=== Required work ===
Within the data below, count the lines that include the word "kTailOff". Provide the number and nothing further.

______________________________

#ifdef XS_PROFILE
  if (lane == 0) {
    for (int i = 0; i < 32; i++) xs_prof_acc[threadIdx.x >> 6][i] = 0;
    xs_prof_last[threadIdx.x >> 6] = clock64();
  }
#endif
  constexpr int NH = (sizeof(xaac_sbr_header) / 4 + 63) / 64, NF = (kFrameHeadBytes / 4 + 63) / 64;
  constexpr int NT = (kTailWords + 63) / 64, NOV = 6 * ROWG / 64, NAS = NS * 32 * (HQ ? 2 : 1) / 64;
  static_assert(NAS * 64 == NS * 32 * (HQ ? 2 : 1), "whole runs of lanes");
  constexpr int NNF = sizeof(s.noise_floor) / 4;
  static_assert(NOV * 64 == 6 * ROWG && NF == 1, "whole rows of lanes");
  constexpr int NSF = (sizeof(((xaac_sbr_frame *)0)->int_env_sf_arr) / 4 + 63) / 64;
  int32_t r_h[NH], r_f, r_nf = 0, r_hd = 0, r_t[NT], r_ov[NOV], r_an[NAS], r_sf[NSF];
  {
    const int32_t *gh = reinterpret_cast<const int32_t *>(p.header + ch), *gf = reinterpret_cast<const int32_t *>(p.frame + ch);
#pragma unroll
    for (int j = 0; j < NH; j++) r_h[j] = lane + 64 * j < (int)(sizeof(xaac_sbr_header) / 4) ? gh[lane + 64 * j] : 0;
    r_f = lane < kFrameHeadBytes / 4 ? gf[lane] : 0;
    if (lane < NNF) r_nf = reinterpret_cast<const int32_t *>(p.frame[ch].int_noise_floor)[lane];
#pragma unroll
    for (int j = 0; j < NSF; j++)
      r_sf[j] = lane + 64 * j < (int)(sizeof(((xaac_sbr_frame *)0)->int_env_sf_arr) / 4) ? reinterpret_cast<const int32_t *>(p.frame[ch].int_env_sf_arr)[lane + 64 * j] : 0;
    if (lane < 2) r_hd = gstw[kHeadOff / 4 + lane];
#pragma unroll
    for (int j = 0; j < NT; j++) r_t[j] = lane + 64 * j < kTailWords ? gstw[kTailOff / 4 + lane + 64 * j] : 0;
    const int32_t *gov = gstw + offsetof(xaac_sbr_state, overlap) / 4;
#pragma unroll
    for (int j = 0; j < NOV; j++) r_ov[j] = gov[lane + 64 * j];
#pragma unroll
    for (int j = 0; j < NAS; j++) {
      const int i = lane + 64 * j;
      const int row = HQ ? (i >> 6) : (i >> 5), col = HQ ? ((i & 31) + ((i & 32) ? 64 : 0)) : (i & 31);
      r_an[j] = gx[(8 + row) * ROWG + col];
    }
  }
  const xaac_sbr_frame *f = reinterpret_cast<const xaac_sbr_frame *>(s.f_head);
  int32_t above = 0;
  {
#pragma unroll
    for (int j = 0; j < NH; j++)
      if (lane + 64 * j < (int)(sizeof(xaac_sbr_header) / 4)) reinterpret_cast<int32_t *>(&s.h)[lane + 64 * j] = r_h[j];
    if (lane < kFrameHeadBytes / 4) s.f_head[lane] = r_f;
    if (lane < NNF) s.noise_floor[lane] = r_nf;
    int32_t *m = reinterpret_cast<int32_t *>(&s.st);
    if (lane < 2) m[lane] = r_hd;
#pragma unroll
    for (int j = 0; j < NT; j++)
      if (lane + 64 * j < kTailWords) m[2 + lane + 64 * j] = r_t[j];
    for (int i = lane; i < 2 * ROW; i += 64) s.x[i] = 0;
    if (NS < 32)
      for (int i = lane; i < (32 - NS) * ROW; i += 64) s.x[(8 + NS) * ROW + i] = 0;
    if (!HQ)
      for (int i = lane; i < 128; i += 64) s.x[XAAC_SBR_X_ROWS * ROW + i] = 0;
  }
  const bool held = NB == 64 || lane < NB;
#pragma unroll
  for (int j = 0; j < NOV; j++) above |= held ? 0 : r_ov[j];
  auto store_matrix = [&]() {
    if (held) {
#pragma unroll
      for (int j = 0; j < NOV; j++) {
        const int row = HQ ? j >> 1 : j, part = HQ ? j & 1 : 0;
        s.x[(2 + row) * ROW + part * NB + lane] = r_ov[j];
      }
    }
#pragma unroll
    for (int j = 0; j < NAS; j++) {
      const int i = lane + 64 * j;
      const int row = HQ ? (i >> 6) : (i >> 5), col = HQ ? ((i & 31) + ((i & 32) ? Q::IM : 0)) : (i & 31);
      s.x[(8 + row) * ROW + col] = r_an[j];
    }
    for (int i = lane; i < NS * (HQ ? 2 : 1) * (NB - 32); i += 64) {
      const int row = i / ((HQ ? 2 : 1) * (NB - 32)), c = i % ((HQ ? 2 : 1) * (NB - 32));
      s.x[(8 + row) * ROW + (c < NB - 32 ? 32 + c : Q::IM + 32 + (c - (NB - 32)))] = 0;
    }
  };
  xs_wave_sync();
#ifdef XS_PROFILE
  XS_T(24);
#endif

  const XsCx cx = {lane, 64};
  const Q x = {s.x};
  if (lane == 0) s.st.lb_scale = 0;
  const int refused = xs_side_info_bad(cx, &s.h, f, &s.st, 0, NS);
  if (NB < 64) {
    int32_t top = 0;
    if (!refused) {
      const int32_t lim[4] = {s.st.syn_usb, s.st.syn_lsb, s.st.codec_usb, s.st.prev_max_qmf_subband_aac};
      for (int i = 0; i < 4; i++) top = lim[i] > top ? lim[i] : top;
      if (f->apply_processing) {
        top = s.h.sub_band_end > top ? s.h.sub_band_end : top;
        top = f->max_qmf_subband_aac > top ? f->max_qmf_subband_aac : top;
        if (lane <= s.h.num_sf_bands[1] && s.h.freq_band_tbl_hi[lane] > top) top = s.h.freq_band_tbl_hi[lane];
        if (lane <= s.h.num_sf_bands[0] && s.h.freq_band_tbl_lo[lane] > top) top = s.h.freq_band_tbl_lo[lane];
        if (lane < s.h.num_patches) {
          const xaac_sbr_patch *pp = &s.h.patch[lane];
          const int a = pp->src_end_band + pp->dst_end_band, b = pp->dst_start_band + pp->num_bands_in_patch;
          top = a > top ? a : top;
          top = b > top ? b : top;
        }
      }
    }
    if (cx.wave_max(top) > NB || cx.wave_or(above) != 0) return false;
  }
  const int apply = __builtin_amdgcn_readfirstlane((int)f->apply_processing);
  const int old_lsb = __builtin_amdgcn_readfirstlane((int)s.st.prev_max_qmf_subband_aac);
  const int new_lsb = __builtin_amdgcn_readfirstlane((int)f->max_qmf_subband_aac);
  const bool in_regs = !refused && !(apply && new_lsb != old_lsb && old_lsb > 0);
  if (!in_regs) store_matrix();
  if (apply && !refused) xs_rescale_x_overlap(cx, &s.h, f, &s.st, x);
  xs_wave_sync();
  if (lane == 0) {
    s.st.st_lb_scale = 0;
    s.st.lb_scale = HQ ? -8 : -10;
  }
  xs_wave_sync();
  int save_lb_scale = 0;
  XsPendingAdjust pend = {0, 0, 0, 0, 0};
  XS_T(26);
#ifdef XS_SKIP_CORE
  const int rc = 0;
  if (in_regs) store_matrix();
#else
  int rc = -1;
  if (in_regs) {
    const int usb = __builtin_amdgcn_readfirstlane((int)s.st.codec_usb);
    int32_t m_ov = 1, m_an = 1;
    const bool low_ov = lane < usb, low_an = (lane & 31) < usb;
#pragma unroll
    for (int j = 0; j < NOV; j++) m_ov |= low_ov ? fx_abs_nrm(r_ov[j]) : 0;
#pragma unroll
    for (int j = 0; j < NAS; j++) m_an |= low_an ? fx_abs_nrm(r_an[j]) : 0;
    const int reserve = xs_pnorm32(cx.wave_or(m_an)), reserve_ov1 = xs_pnorm32(cx.wave_or(m_ov));
    const XsBfp b = xs_bfp_shifts<HQ>(cx, &s.st, usb, reserve, reserve_ov1);
    if (b.sh_ov != 0) {
#pragma unroll
      for (int j = 0; j < NOV; j++) r_ov[j] = low_ov ? xs_adjust_word(r_ov[j], b.sh_ov) : r_ov[j];
    }
    if (b.sh_main != 0) {
#pragma unroll
      for (int j = 0; j < NAS; j++) r_an[j] = low_an ? xs_adjust_word(r_an[j], b.sh_main) : r_an[j];
    }
    store_matrix();
    save_lb_scale = b.save_lb_scale;
    xs_wave_sync();
    XS_T(1);
    rc = xs_sbr_core_tail(cx, &s.h, f, p.frame[ch].int_env_sf_arr, reinterpret_cast<const int16_t *>(s.noise_floor), &s.st, x,
                          &s.w, HQ ? nullptr : xs_lds_rand_hi, b, &pend, r_sf);
  } else if (!refused) {
    rc = xs_sbr_core(cx, &s.h, f, p.frame[ch].int_env_sf_arr, reinterpret_cast<const int16_t *>(s.noise_floor), &s.st, x, &s.w,
                     HQ ? nullptr : xs_lds_rand_hi, &save_lb_scale);
  }
#endif
  xs_wave_sync();
#ifdef XS_PROFILE
  XS_T(15);
#endif

  if (lane == 0) {
    int16_t *par = p.syn_par + 8 * (size_t)ch;
    par[0] = s.st.lb_scale;
    par[1] = s.st.ov_lb_scale;
    par[2] = s.st.hb_scale;
    par[3] = s.st.st_syn_scale;
    par[4] = s.st.syn_lsb;
    par[5] = s.st.syn_usb;
    par[6] = 0;
    par[7] = 0;
    s.st.ov_lb_scale = (int16_t)save_lb_scale;
#ifndef XS_PROFILE
    if (p.status) p.status[ch] = rc;
#endif
  }
  xs_wave_sync();
  {
    constexpr int NW = (NS + 6) * ROWG / 64;
    const bool held = NB == 64 || lane < NB;
    const int lane_h = held ? lane : 0;
    const bool adj_band = lane >= pend.b0 && lane < pend.b1;
    const auto counts = [](int sh, int &l, int &r) {
      sh = sh > 31 ? 31 : (sh < -31 ? -31 : sh);
      l = sh > 0 ? sh : 0;
      r = sh < 0 ? -sh : 0;
    };
    int ov_l, ov_r, mn_l, mn_r;
    counts(pend.sh_ov, ov_l, ov_r);
    counts(pend.sh_main, mn_l, mn_r);
#pragma unroll
    for (int j0 = 0; j0 < NW; j0 += 8) {
      int32_t t[8];
#pragma unroll
      for (int j = 0; j < 8; j++)
        if (j0 + j < NW) {
          const int row = HQ ? (j0 + j) >> 1 : j0 + j, part = HQ ? (j0 + j) & 1 : 0;
          int32_t v = s.x[(2 + row) * ROW + part * NB + lane_h];
          if (row < NS) {
            const int sl = row < pend.first_start ? ov_l : mn_l, sr = row < pend.first_start ? ov_r : mn_r;
            const int32_t w = (int32_t)((uint32_t)v << sl) >> sr;
            v = adj_band ? w : v;
          }
          t[j] = held ? v : 0;
        }
#pragma unroll
      for (int j = 0; j < 8; j++)
        if (j0 + j < NW) gx[2 * ROWG + 64 * (j0 + j) + lane] = t[j];
    }
  }
  {
    int32_t *gw = reinterpret_cast<int32_t *>(gst);
#pragma unroll
    for (int j = 0; j < 6; j++) {
      const int row = HQ ? j >> 1 : j, part = HQ ? j & 1 : 0;
      const bool held = NB == 64 || lane < NB;
      int32_t v = s.x[(2 + NS + row) * ROW + part * NB + (held ? lane : 0)];
      if (NS + row < pend.first_start && lane >= pend.b0 && lane < pend.b1) {
        const int sh = pend.sh_ov > 31 ? 31 : (pend.sh_ov < -31 ? -31 : pend.sh_ov);
        v = sh > 0 ? (int32_t)((uint32_t)v << sh) : (v >> -sh);
      }
      gw[offsetof(xaac_sbr_state, overlap) / 4 + 64 * j + lane] = held ? v : 0;
    }
    const int32_t *m = reinterpret_cast<const int32_t *>(&s.st);
    if (lane < 2) gw[kHeadOff / 4 + lane] = m[lane];
    copy_words(gw + kTailOff / 4, m + 2, kTailWords, lane);
  }
#ifdef XS_PROFILE
  XS_T(25);
  xs_wave_sync();
  if (lane < 32 && p.status) atomicAdd(reinterpret_cast<unsigned long long *>(p.status) + lane, (unsigned long long)xs_prof_acc[threadIdx.x >> 6][lane]);
#endif
  return true;
}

______________________________

=== Answer area ===
2